Bring back the state

 
By Kaushik
Last Updated: Saturday 04 July 2015

-- The Developmental State In History And In The Twentieth Century by Amiya Kumar Bagchi Regency Publications New Delhi 2004

For many economists and policy-makers, the idea of a developmental state seems passe . Not so for Amiya Bagchi. This eminent economist has come up with a collection of essays that shows that the concept still has relevance. And what better way to do that than turn to history. The book under review charts the rise of developed economies in Europe, North America and Japan. Bagchi argues that in each case, the state played a significant role in providing improved living standards for its citizens.

The author traces the developmental state to the Dutch city republics of the 16th century. In this, he differs with those social scientists who argue that such states were products of post World War ii Keynesian economics. According to Bagchi, not only were the Dutch republicans willing to sacrifice their rulers when the need arose, the rulers themselves did not hesitate to tax themselves and the Burghers -- an influential gentry -- in times of wars and famines. Providing employment to all was an important agenda for the Dutch republics during their half-a-century career as developmental states.

Another example The book also analyses the early British developmental state. Unlike its Dutch counterparts, the early British developmental state had a fairly long stint: almost 300 years. Bagchi argues that this state played a key role in the development of Britain as an industrial power. The British consciously followed the Dutch example. The state-owned Bank of England -- set up in 1694 -- was modelled on the Bank of Amsterdam. Moreover, the British state emulated its Dutch counterpart by taxing big landowners -- it's another matter, however, that the landed gentry managed to pass on the taxes to their tenants. In spite of this, the British government succeeded in appropriating almost 20 per cent of the nation's output as taxes in the 1760s -- a figure much higher than that of contemporary France.

Britain also had a decentralised system of poor relief since the time of Elizabeth I. The Elizabathean poor laws were codified in 1597 and were re-enacted in 1601. The parish was the basic unit of administering these laws, a compulsory poor rate was levied on rich households and there were various types of relief for the needy -- apprenticeships for children, work for the able-bodied and alms and alms houses for the aged and the infirm. Of course, a corollary of all this was rigorous punishment for the able-bodied beggars.

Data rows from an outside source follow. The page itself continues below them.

# TomClabault/SYCL-ray-tracing

Measured on AMD Instinct MI355X. Metric: Msamples/sec (W×H×spp/s) at 1080p; per-channel L∞ vs CPU ref, higher is better.
Workload: dtype f32; 1 GPU; cfg2: PBRT Dragon stand-in (1,000,002 tris) 1920x1080x64spp x8 bounces, SKY-L 2048x1024 env IS+MIS; W=1920, H=1080, spp=64, bounces=8, parallelism=1 GPU

## Files before the change

sycl-ray-tracing_amd/csrc/rt_render.hip:

```cpp
#include <hip/hip_runtime.h>

#include "rt_backend_hip.h"
#include "rt_wave.h"
#include "rt_wave_kernels.h"
#include "rt_quad.h"
#include "rt_row.h"
#include "rt_octet.h"

namespace {

#if RT_DEBUG_FB
__device__ unsigned long long rt_dbg_fb[8];
#define RT_DBG(i) atomicAdd(&rt_dbg_fb[i], 1ull)
#else
#define RT_DBG(i) ((void)0)
#endif
__device__ __forceinline__ int lane_id() { return __lane_id(); }

template <int N>
struct LdsStack {
    static constexpr int CAP = N;
    uint32_t* r;
    float* k;
    __device__ __forceinline__ uint32_t rec(int i) const { return r[i * 256]; }
    __device__ __forceinline__ float key(int i) const { return k[i * 256]; }
    __device__ __forceinline__ void set(int i, uint32_t rv, float kv)
    {
        r[i * 256] = rv;
        k[i * 256] = kv;
    }
    __device__ __forceinline__ void set_rec(int i, uint32_t rv) { r[i * 256] = rv; }
};

__device__ __forceinline__ int wave_gid() { return (int)((blockIdx.x * blockDim.x + threadIdx.x) >> 6); }
__device__ __forceinline__ int wave_count() { return (int)((gridDim.x * blockDim.x) >> 6); }

template <bool STATS>
__device__ __forceinline__ void flush_stats(const rtk::Stats& st, unsigned long long* out)
{
    if (STATS)
        for (int i = 0; i < RT_STAT_COUNT; i++)
            if (st.c[i]) atomicAdd(&out[i], st.c[i]);
}

__host__ __device__ __forceinline__ size_t qbase(bool heavy, int shard, size_t seg_cap)
{
    return heavy ? ((size_t)RT_QSHARDS + (size_t)shard * (RT_QSHARDS / RT_HSHARDS)) * seg_cap : (size_t)shard * seg_cap;
}

template <class E>
__device__ __forceinline__ void append_emit(const rtk::WaveView& W, int pout, int base, int n_in, int p, const E& e)
{
    const int cps = ((n_in + 63) / 64 + RT_QSHARDS - 1) / RT_QSHARDS;
    const int sh = min(RT_QSHARDS - 1, (base >> 6) / cps);
    const size_t seg = (size_t)sh * W.seg_cap;
    const unsigned long long lt = (lane_id() == 0) ? 0ull : (~0ull >> (64 - lane_id()));
    if (W.r_heavy) {
        const int hs = sh % RT_HSHARDS;
        unsigned long long b[2 * rtk::RK_COUNT + 1];
#pragma unroll
        for (int k = 0; k < rtk::RK_COUNT; k++) {
            const bool m = (e.mask >> k) & 1u;
            b[k] = __ballot(m && !e.heavy);
            b[rtk::RK_COUNT + k] = __ballot(m && e.heavy);
        }
        b[2 * rtk::RK_COUNT] = __ballot(e.active);
        int r[2 * rtk::RK_COUNT + 1];
        if (lane_id() == 0) {
#pragma unroll
            for (int k = 0; k <= 2 * rtk::RK_COUNT; k++) {
                const int c = k < rtk::RK_COUNT ? qc_at(pout, k, sh)
                              : k < 2 * rtk::RK_COUNT ? hc_at(pout, k - rtk::RK_COUNT, hs)
                                                      : ac_at(pout, sh);
                r[k] = b[k] ? atomicAdd(W.counters + c, __popcll(b[k])) : 0;
            }
        }
#pragma unroll
        for (int k = 0; k < rtk::RK_COUNT; k++) {
            const int ih = __shfl(r[rtk::RK_COUNT + k], 0) + __popcll(b[rtk::RK_COUNT + k] & lt);
            const int i = __shfl(r[k], 0) + __popcll(b[k] & lt);
            if ((e.mask >> k) & 1u) W.q[k][e.heavy ? qbase(true, hs, W.seg_cap) + ih : qbase(false, sh, W.seg_cap) + i] = e.rec(k, p);
        }
        const int a = __shfl(r[2 * rtk::RK_COUNT], 0) + __popcll(b[2 * rtk::RK_COUNT] & lt);
        if (e.active) W.act_out[seg + a] = p;
        return;
    }
    unsigned long long b[rtk::RK_COUNT + 1];
#pragma unroll
    for (int k = 0; k < rtk::RK_COUNT; k++) b[k] = __ballot((e.mask >> k) & 1u);
    b[rtk::RK_COUNT] = __ballot(e.active);
    int r[rtk::RK_COUNT + 1];
    if (lane_id() == 0) {
#pragma unroll
        for (int k = 0; k <= rtk::RK_COUNT; k++)
            r[k] = b[k] ? atomicAdd(W.counters + (k < rtk::RK_COUNT ? qc_at(pout, k, sh) : ac_at(pout, sh)),
                                    __popcll(b[k]))
                        : 0;
    }
#pragma unroll
    for (int k = 0; k < rtk::RK_COUNT; k++) {
        const int i = __shfl(r[k], 0) + __popcll(b[k] & lt);
        if ((e.mask >> k) & 1u) W.q[k][qbase(false, sh, W.seg_cap) + i] = e.rec(k, p);
    }
    const int a = __shfl(r[rtk::RK_COUNT], 0) + __popcll(b[rtk::RK_COUNT] & lt);
    if (e.active) W.act_out[seg + a] = p;
}
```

20th century Closer to our times, Kemal Ataturk's Turkey -- in the second and third decades of the 20th century -- and Brazil in the 1930s are held up as examples of the developmental state. Bagchi also studies the erstwhile Soviet model.

But why did the concept go out of vogue? The author argues that in most cases, this was because developmental activities were top-down processes. In Brazil, these activities were not accompanied by serious attempts at land reforms. India did have some land reforms, but they were restricted to a few states -- most of the countryside is still dominated by landlords. Education has not reached most people. In such a situation, argues Bagchi, democracy became a mechanism for arriving at compromises among the upper classes.

The way out T he author advances the idea of a decentralised developmental democracy as a solution. Basic needs such as those pertaining to nutrition, education -- up to a certain level -- and medical care are to be provided by decentralised state apparatuses. Bagchi points out that the 73rd and the 74th amendments to the Indian Constitution do provide an apt legal frame-work for decentralised democracy. But the current neo-liberal policies bedevil these measures. Bagchi argues that though the Constitution empowers local bodies with decision making powers, neo-liberal policies severely constrict the resources these bodies can actually control. Bagchi again goes back to contemporary history and argues that constitutional amendments were also accompanied by "artificially engineered financial crisis".

The concept of developmental democracy appears a bit sketchy. The author does note that it should include positive and negative freedoms. But he does not elaborate on these concepts. And what would be the role of the market in the schema? We await a more comprehensive monograph for answers.